Myelodysplastic Syndromes Clinical Trial

Official title:
A Study to Evaluate Imetelstat (GRN163L) in Transfusion-Dependent Subjects With IPSS Low or Intermediate-1 Risk Myelodysplastic Syndrome (MDS) That is Relapsed/Refractory to Erythropoiesis-Stimulating Agent (ESA) Treatment

Clinical Trial Summary

The purpose of this study is to evaluate the efficacy and safety of imetelstat in transfusion-dependent participants with low or intermediate-1 risk myelodysplastic syndrome (MDS) that is relapsed/refractory to erythropoiesis-stimulating agent (ESA) treatment in Part 1 of the study and to compare the efficacy, in terms of red blood cell (RBC) transfusion independence (TI), of imetelstat to placebo in transfusion-dependent participants with low or intermediate-1 risk MDS that is relapsed/refractory to ESA treatment in Part 2 of the study.

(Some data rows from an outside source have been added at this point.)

# antopio26/quadruped-gym

Hardware: AMD Instinct MI355X
Metric: env_steps_per_sec (higher is better)
Workload: dtype f32

## Files before the change

### quadruped-gym_amd/csrc/qg_kernel_link.hip

```cpp
#define QGK_LINK_ENVS 4
#include "qg_po_dev.h"

typedef const __attribute__((address_space(1))) char *lk_gcbytes;
typedef __attribute__((address_space(1))) char *lk_gbytes;
template <class T> DEV T lk_ld(const T *base, unsigned byte_off) { return *(const __attribute__((address_space(1))) T *)((lk_gcbytes)base + byte_off); }
template <class T> DEV void lk_st(T *base, unsigned byte_off, T v) { *(__attribute__((address_space(1))) T *)((lk_gbytes)base + byte_off) = v; }

template <int CTRL> DEV float dpp_any(float x) {
    return __builtin_bit_cast(float, __builtin_amdgcn_mov_dpp(__builtin_bit_cast(int, x), CTRL, 0xF, 0xF, true));
}
DEV float env_sum(float x) {
#pragma clang fp contract(off)
    x += dpp_any<0xB1>(x);
    x += dpp_any<0x4E>(x);
    x += dpp_any<0x141>(x);
    x += dpp_any<0x140>(x);
    return x;
}
DEV V3 env_sum(V3 a) { return v3(env_sum(a.x), env_sum(a.y), env_sum(a.z)); }
#define QG_T_HM(d, s, bm) "v_add_f32_dpp %[" d "], %[" s "], %[" s "] row_half_mirror row_mask:0xf bank_mask:" bm "\n\t"
#define QG_T_ROR(d, s, bm) "v_add_f32_dpp %[" d "], %[" s "], %[" s "] row_ror:8 row_mask:0xf bank_mask:" bm "\n\t"
#define QG_T_QP(d, qp) "v_add_f32_dpp %[" d "], %[" d "], %[" d "] quad_perm:" qp " row_mask:0xf bank_mask:0xf\n\t"
#define QG_T_L1(g) QG_T_HM("a" g, "a" g, "0x5") QG_T_HM("c" g, "c" g, "0x5") QG_T_HM("a" g, "b" g, "0xa") QG_T_HM("c" g, "d" g, "0xa")
#define QG_T_L2(g) QG_T_ROR("a" g, "a" g, "0x3") QG_T_ROR("a" g, "c" g, "0xc")
#define QG_T_Q1(g) QG_T_QP("a" g, "[1,0,3,2]")
#define QG_T_Q2(g) QG_T_QP("a" g, "[2,3,0,1]")
#define QG_T_OUT(g, v) [a##g] "+v"(v[4 * g]), [c##g] "+v"(v[4 * g + 2])
#define QG_T_IN(g, v) [b##g] "v"(v[4 * g + 1]), [d##g] "v"(v[4 * g + 3])
DEV void env_sum_banked16(float (&v)[16]) {
    asm("s_nop 1\n\t" QG_T_L1("0") QG_T_L1("1") QG_T_L1("2") QG_T_L1("3") QG_T_L2("0") QG_T_L2("1") QG_T_L2("2") QG_T_L2("3")
        QG_T_Q1("0") QG_T_Q1("1") QG_T_Q1("2") QG_T_Q1("3") QG_T_Q2("0") QG_T_Q2("1") QG_T_Q2("2") QG_T_Q2("3") "s_nop 1"
        : QG_T_OUT(0, v), QG_T_OUT(1, v), QG_T_OUT(2, v), QG_T_OUT(3, v)
        : QG_T_IN(0, v), QG_T_IN(1, v), QG_T_IN(2, v), QG_T_IN(3, v));
}
DEV void env_sum_banked12(float (&v)[12]) {
    asm("s_nop 1\n\t" QG_T_L1("0") QG_T_L1("1") QG_T_L1("2") QG_T_L2("0") QG_T_L2("1") QG_T_L2("2")
        QG_T_Q1("0") QG_T_Q1("1") QG_T_Q1("2") QG_T_Q2("0") QG_T_Q2("1") QG_T_Q2("2") "s_nop 1"
        : QG_T_OUT(0, v), QG_T_OUT(1, v), QG_T_OUT(2, v)
        : QG_T_IN(0, v), QG_T_IN(1, v), QG_T_IN(2, v));
}
template <int K> DEV float banked_sum(float r) { return dpp_any<0x150 + 4 * K>(r); }
DEV float leg_suffix(float x) {
#pragma clang fp contract(off)
    x += dpp_any<0xF9>(x);
    x += dpp_any<0xFE>(x);
    return x;
}
#define QG_Z_FM(i) "v_fmac_f32_dpp %[z" i "], %[z" i "], %[c] quad_perm:[1,1,1,1] row_mask:0xf bank_mask:0xf\n\t"
DEV float leg_bcast0(float x) { return dpp_any<0x00>(x); }
DEV float leg_bcast1(float x) { return dpp_any<0x55>(x); }
DEV float leg_bcast2(float x) { return dpp_any<0xAA>(x); }

DEV float leg_prefix(float x) {
#pragma clang fp contract(off)
    x += dpp_any<0xD3>(x);
    x += dpp_any<0x4F>(x);
    return x;
}
DEV V3 leg_prefix(V3 a) { return v3(leg_prefix(a.x), leg_prefix(a.y), leg_prefix(a.z)); }

struct LinkRegs {
    float mass, ipos[3], inertia[6], cp[QGK_CP_LINK][3];
    f2 cp2[QGK_CP_LINK / 2][3];
    float lo, hi, damping, armature, kp, kv, gear, force_lo, force_hi, act_decay;
    float cpF[3];
    float ml;
    float fb[8];
};
struct HingeLane { float q, qd, act, u, sn, cs; };
struct KXfrcLink { KWrench w; V3 c0; };

DEV float sel3(int r, float a, float b, float c) { return r == 0 ? a : (r == 1 ? b : c); }
DEV V3 sel3(int r, V3 a, V3 b, V3 c) { return v3(sel3(r, a.x, b.x, c.x), sel3(r, a.y, b.y, c.y), sel3(r, a.z, b.z, c.z)); }
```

An Extension Phase has been included to allow continued treatment for those subjects who are benefitting from imetelstat and to continue to evaluate the long-term safety, overall survival (OS), and disease progression, including progression to acute myeloid leukemia (AML) in transfusion-dependent participants with low or immediate-1 risk MDS that is relapsed/refractory to ESA treatment.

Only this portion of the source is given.